- Task -
Each line below is to be written out once more, precisely as given.

── Input for this task

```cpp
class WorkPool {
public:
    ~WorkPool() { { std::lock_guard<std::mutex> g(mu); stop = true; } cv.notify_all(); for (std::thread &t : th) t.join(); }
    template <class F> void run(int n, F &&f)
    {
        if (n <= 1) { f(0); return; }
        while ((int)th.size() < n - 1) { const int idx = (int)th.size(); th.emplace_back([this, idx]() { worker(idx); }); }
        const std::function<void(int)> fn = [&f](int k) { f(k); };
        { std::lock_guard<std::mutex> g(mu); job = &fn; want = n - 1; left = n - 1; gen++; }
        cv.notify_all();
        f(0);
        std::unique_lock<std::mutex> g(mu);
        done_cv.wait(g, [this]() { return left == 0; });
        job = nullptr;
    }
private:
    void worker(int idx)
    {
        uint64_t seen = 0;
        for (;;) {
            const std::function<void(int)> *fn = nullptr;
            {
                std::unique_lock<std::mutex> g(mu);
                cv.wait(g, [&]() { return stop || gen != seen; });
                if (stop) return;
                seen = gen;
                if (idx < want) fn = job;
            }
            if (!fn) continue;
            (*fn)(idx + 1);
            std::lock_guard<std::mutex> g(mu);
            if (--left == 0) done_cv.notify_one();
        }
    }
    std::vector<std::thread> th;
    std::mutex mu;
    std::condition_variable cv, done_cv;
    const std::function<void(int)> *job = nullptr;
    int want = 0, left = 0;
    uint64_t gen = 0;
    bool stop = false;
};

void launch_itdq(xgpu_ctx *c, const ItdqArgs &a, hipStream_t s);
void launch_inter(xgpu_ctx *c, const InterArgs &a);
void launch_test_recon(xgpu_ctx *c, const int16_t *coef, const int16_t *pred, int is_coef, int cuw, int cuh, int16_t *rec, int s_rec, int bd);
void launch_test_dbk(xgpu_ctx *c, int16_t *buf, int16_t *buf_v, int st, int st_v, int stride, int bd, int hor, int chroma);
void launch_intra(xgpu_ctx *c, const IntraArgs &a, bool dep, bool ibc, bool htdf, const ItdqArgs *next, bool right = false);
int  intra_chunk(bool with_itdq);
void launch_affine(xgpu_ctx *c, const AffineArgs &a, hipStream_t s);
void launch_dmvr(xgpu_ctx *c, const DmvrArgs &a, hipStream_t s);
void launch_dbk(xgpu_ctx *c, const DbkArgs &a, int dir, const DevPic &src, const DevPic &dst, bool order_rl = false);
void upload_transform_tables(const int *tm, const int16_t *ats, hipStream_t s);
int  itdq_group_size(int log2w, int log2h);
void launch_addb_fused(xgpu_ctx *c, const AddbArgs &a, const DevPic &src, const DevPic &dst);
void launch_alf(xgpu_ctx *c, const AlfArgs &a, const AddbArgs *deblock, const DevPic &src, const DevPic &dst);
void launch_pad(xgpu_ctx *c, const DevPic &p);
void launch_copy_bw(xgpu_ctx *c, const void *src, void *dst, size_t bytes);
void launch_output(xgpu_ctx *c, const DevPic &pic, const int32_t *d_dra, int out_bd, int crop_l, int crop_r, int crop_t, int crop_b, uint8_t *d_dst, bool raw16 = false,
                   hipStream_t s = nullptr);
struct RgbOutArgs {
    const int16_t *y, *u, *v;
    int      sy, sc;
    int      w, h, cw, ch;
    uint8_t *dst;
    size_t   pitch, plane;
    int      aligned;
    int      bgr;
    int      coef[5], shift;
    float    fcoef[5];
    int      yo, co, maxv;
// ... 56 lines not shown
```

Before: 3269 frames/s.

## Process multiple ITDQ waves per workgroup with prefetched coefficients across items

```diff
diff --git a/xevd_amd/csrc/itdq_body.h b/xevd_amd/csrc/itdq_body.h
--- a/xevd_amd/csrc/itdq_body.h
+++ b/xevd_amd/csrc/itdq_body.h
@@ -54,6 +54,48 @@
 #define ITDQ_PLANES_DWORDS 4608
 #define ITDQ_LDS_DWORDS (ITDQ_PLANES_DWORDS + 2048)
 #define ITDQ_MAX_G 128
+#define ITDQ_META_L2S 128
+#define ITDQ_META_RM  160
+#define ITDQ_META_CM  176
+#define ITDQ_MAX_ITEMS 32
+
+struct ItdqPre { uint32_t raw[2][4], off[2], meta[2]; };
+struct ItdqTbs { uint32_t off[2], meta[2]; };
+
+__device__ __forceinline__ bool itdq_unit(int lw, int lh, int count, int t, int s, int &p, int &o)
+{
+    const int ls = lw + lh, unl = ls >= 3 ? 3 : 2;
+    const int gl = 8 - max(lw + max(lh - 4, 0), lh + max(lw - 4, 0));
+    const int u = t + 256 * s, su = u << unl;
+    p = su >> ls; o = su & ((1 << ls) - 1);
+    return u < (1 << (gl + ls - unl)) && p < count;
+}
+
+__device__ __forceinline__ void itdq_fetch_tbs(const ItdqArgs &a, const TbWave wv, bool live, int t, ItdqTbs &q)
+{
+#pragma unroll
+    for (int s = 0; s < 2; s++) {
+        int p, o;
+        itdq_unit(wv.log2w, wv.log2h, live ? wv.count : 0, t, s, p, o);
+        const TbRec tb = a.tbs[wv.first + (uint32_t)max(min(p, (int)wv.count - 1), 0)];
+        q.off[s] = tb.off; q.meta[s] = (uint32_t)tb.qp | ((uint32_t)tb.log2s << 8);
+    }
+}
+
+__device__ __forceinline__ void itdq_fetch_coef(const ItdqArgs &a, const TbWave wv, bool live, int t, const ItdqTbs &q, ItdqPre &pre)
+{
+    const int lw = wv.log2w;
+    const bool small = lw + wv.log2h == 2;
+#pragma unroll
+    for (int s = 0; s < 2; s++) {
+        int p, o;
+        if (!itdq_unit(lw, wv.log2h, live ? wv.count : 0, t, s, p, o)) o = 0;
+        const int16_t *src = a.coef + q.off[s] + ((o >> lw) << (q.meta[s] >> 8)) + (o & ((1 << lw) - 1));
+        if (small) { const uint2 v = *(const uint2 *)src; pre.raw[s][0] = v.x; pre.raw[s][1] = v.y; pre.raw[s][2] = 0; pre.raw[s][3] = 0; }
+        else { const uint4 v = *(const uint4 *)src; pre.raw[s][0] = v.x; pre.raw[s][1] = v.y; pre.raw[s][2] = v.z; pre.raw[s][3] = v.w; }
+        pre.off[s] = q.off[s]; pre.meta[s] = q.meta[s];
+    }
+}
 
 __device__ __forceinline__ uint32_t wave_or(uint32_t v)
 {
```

────

- Your solution -
```cpp
class WorkPool {
public:
    ~WorkPool() { { std::lock_guard<std::mutex> g(mu); stop = true; } cv.notify_all(); for (std::thread &t : th) t.join(); }
    template <class F> void run(int n, F &&f)
    {
        if (n <= 1) { f(0); return; }
        while ((int)th.size() < n - 1) { const int idx = (int)th.size(); th.emplace_back([this, idx]() { worker(idx); }); }
        const std::function<void(int)> fn = [&f](int k) { f(k); };
        { std::lock_guard<std::mutex> g(mu); job = &fn; want = n - 1; left = n - 1; gen++; }
        cv.notify_all();
        f(0);
        std::unique_lock<std::mutex> g(mu);
        done_cv.wait(g, [this]() { return left == 0; });
        job = nullptr;
    }
private:
    void worker(int idx)
    {
        uint64_t seen = 0;
        for (;;) {
            const std::function<void(int)> *fn = nullptr;
            {
                std::unique_lock<std::mutex> g(mu);
                cv.wait(g, [&]() { return stop || gen != seen; });
                if (stop) return;
                seen = gen;
                if (idx < want) fn = job;
            }
            if (!fn) continue;
            (*fn)(idx + 1);
            std::lock_guard<std::mutex> g(mu);
            if (--left == 0) done_cv.notify_one();
        }
    }
    std::vector<std::thread> th;
    std::mutex mu;
    std::condition_variable cv, done_cv;
    const std::function<void(int)> *job = nullptr;
    int want = 0, left = 0;
    uint64_t gen = 0;
    bool stop = false;
};

void launch_itdq(xgpu_ctx *c, const ItdqArgs &a, hipStream_t s);
void launch_inter(xgpu_ctx *c, const InterArgs &a);
void launch_test_recon(xgpu_ctx *c, const int16_t *coef, const int16_t *pred, int is_coef, int cuw, int cuh, int16_t *rec, int s_rec, int bd);
void launch_test_dbk(xgpu_ctx *c, int16_t *buf, int16_t *buf_v, int st, int st_v, int stride, int bd, int hor, int chroma);
void launch_intra(xgpu_ctx *c, const IntraArgs &a, bool dep, bool ibc, bool htdf, const ItdqArgs *next, bool right = false);
int  intra_chunk(bool with_itdq);
void launch_affine(xgpu_ctx *c, const AffineArgs &a, hipStream_t s);
void launch_dmvr(xgpu_ctx *c, const DmvrArgs &a, hipStream_t s);
void launch_dbk(xgpu_ctx *c, const DbkArgs &a, int dir, const DevPic &src, const DevPic &dst, bool order_rl = false);
void upload_transform_tables(const int *tm, const int16_t *ats, hipStream_t s);
int  itdq_group_size(int log2w, int log2h);
void launch_addb_fused(xgpu_ctx *c, const AddbArgs &a, const DevPic &src, const DevPic &dst);
void launch_alf(xgpu_ctx *c, const AlfArgs &a, const AddbArgs *deblock, const DevPic &src, const DevPic &dst);
void launch_pad(xgpu_ctx *c, const DevPic &p);
void launch_copy_bw(xgpu_ctx *c, const void *src, void *dst, size_t bytes);
void launch_output(xgpu_ctx *c, const DevPic &pic, const int32_t *d_dra, int out_bd, int crop_l, int crop_r, int crop_t, int crop_b, uint8_t *d_dst, bool raw16 = false,
                   hipStream_t s = nullptr);
struct RgbOutArgs {
    const int16_t *y, *u, *v;
    int      sy, sc;
    int      w, h, cw, ch;
    uint8_t *dst;
    size_t   pitch, plane;
    int      aligned;
    int      bgr;
    int      coef[5], shift;
    float    fcoef[5];
    int      yo, co, maxv;
// ... 56 lines not shown
```

Before: 3269 frames/s.

## Process multiple ITDQ waves per workgroup with prefetched coefficients across items

```diff
diff --git a/xevd_amd/csrc/itdq_body.h b/xevd_amd/csrc/itdq_body.h
--- a/xevd_amd/csrc/itdq_body.h
+++ b/xevd_amd/csrc/itdq_body.h
@@ -54,6 +54,48 @@
 #define ITDQ_PLANES_DWORDS 4608
 #define ITDQ_LDS_DWORDS (ITDQ_PLANES_DWORDS + 2048)
 #define ITDQ_MAX_G 128
+#define ITDQ_META_L2S 128
+#define ITDQ_META_RM  160
+#define ITDQ_META_CM  176
+#define ITDQ_MAX_ITEMS 32
+
+struct ItdqPre { uint32_t raw[2][4], off[2], meta[2]; };
+struct ItdqTbs { uint32_t off[2], meta[2]; };
+
+__device__ __forceinline__ bool itdq_unit(int lw, int lh, int count, int t, int s, int &p, int &o)
+{
+    const int ls = lw + lh, unl = ls >= 3 ? 3 : 2;
+    const int gl = 8 - max(lw + max(lh - 4, 0), lh + max(lw - 4, 0));
+    const int u = t + 256 * s, su = u << unl;
+    p = su >> ls; o = su & ((1 << ls) - 1);
+    return u < (1 << (gl + ls - unl)) && p < count;
+}
+
+__device__ __forceinline__ void itdq_fetch_tbs(const ItdqArgs &a, const TbWave wv, bool live, int t, ItdqTbs &q)
+{
+#pragma unroll
+    for (int s = 0; s < 2; s++) {
+        int p, o;
+        itdq_unit(wv.log2w, wv.log2h, live ? wv.count : 0, t, s, p, o);
+        const TbRec tb = a.tbs[wv.first + (uint32_t)max(min(p, (int)wv.count - 1), 0)];
+        q.off[s] = tb.off; q.meta[s] = (uint32_t)tb.qp | ((uint32_t)tb.log2s << 8);
+    }
+}
+
+__device__ __forceinline__ void itdq_fetch_coef(const ItdqArgs &a, const TbWave wv, bool live, int t, const ItdqTbs &q, ItdqPre &pre)
+{
+    const int lw = wv.log2w;
+    const bool small = lw + wv.log2h == 2;
+#pragma unroll
+    for (int s = 0; s < 2; s++) {
+        int p, o;
+        if (!itdq_unit(lw, wv.log2h, live ? wv.count : 0, t, s, p, o)) o = 0;
+        const int16_t *src = a.coef + q.off[s] + ((o >> lw) << (q.meta[s] >> 8)) + (o & ((1 << lw) - 1));
+        if (small) { const uint2 v = *(const uint2 *)src; pre.raw[s][0] = v.x; pre.raw[s][1] = v.y; pre.raw[s][2] = 0; pre.raw[s][3] = 0; }
+        else { const uint4 v = *(const uint4 *)src; pre.raw[s][0] = v.x; pre.raw[s][1] = v.y; pre.raw[s][2] = v.z; pre.raw[s][3] = v.w; }
+        pre.off[s] = q.off[s]; pre.meta[s] = q.meta[s];
+    }
+}
 
 __device__ __forceinline__ uint32_t wave_or(uint32_t v)
 {
```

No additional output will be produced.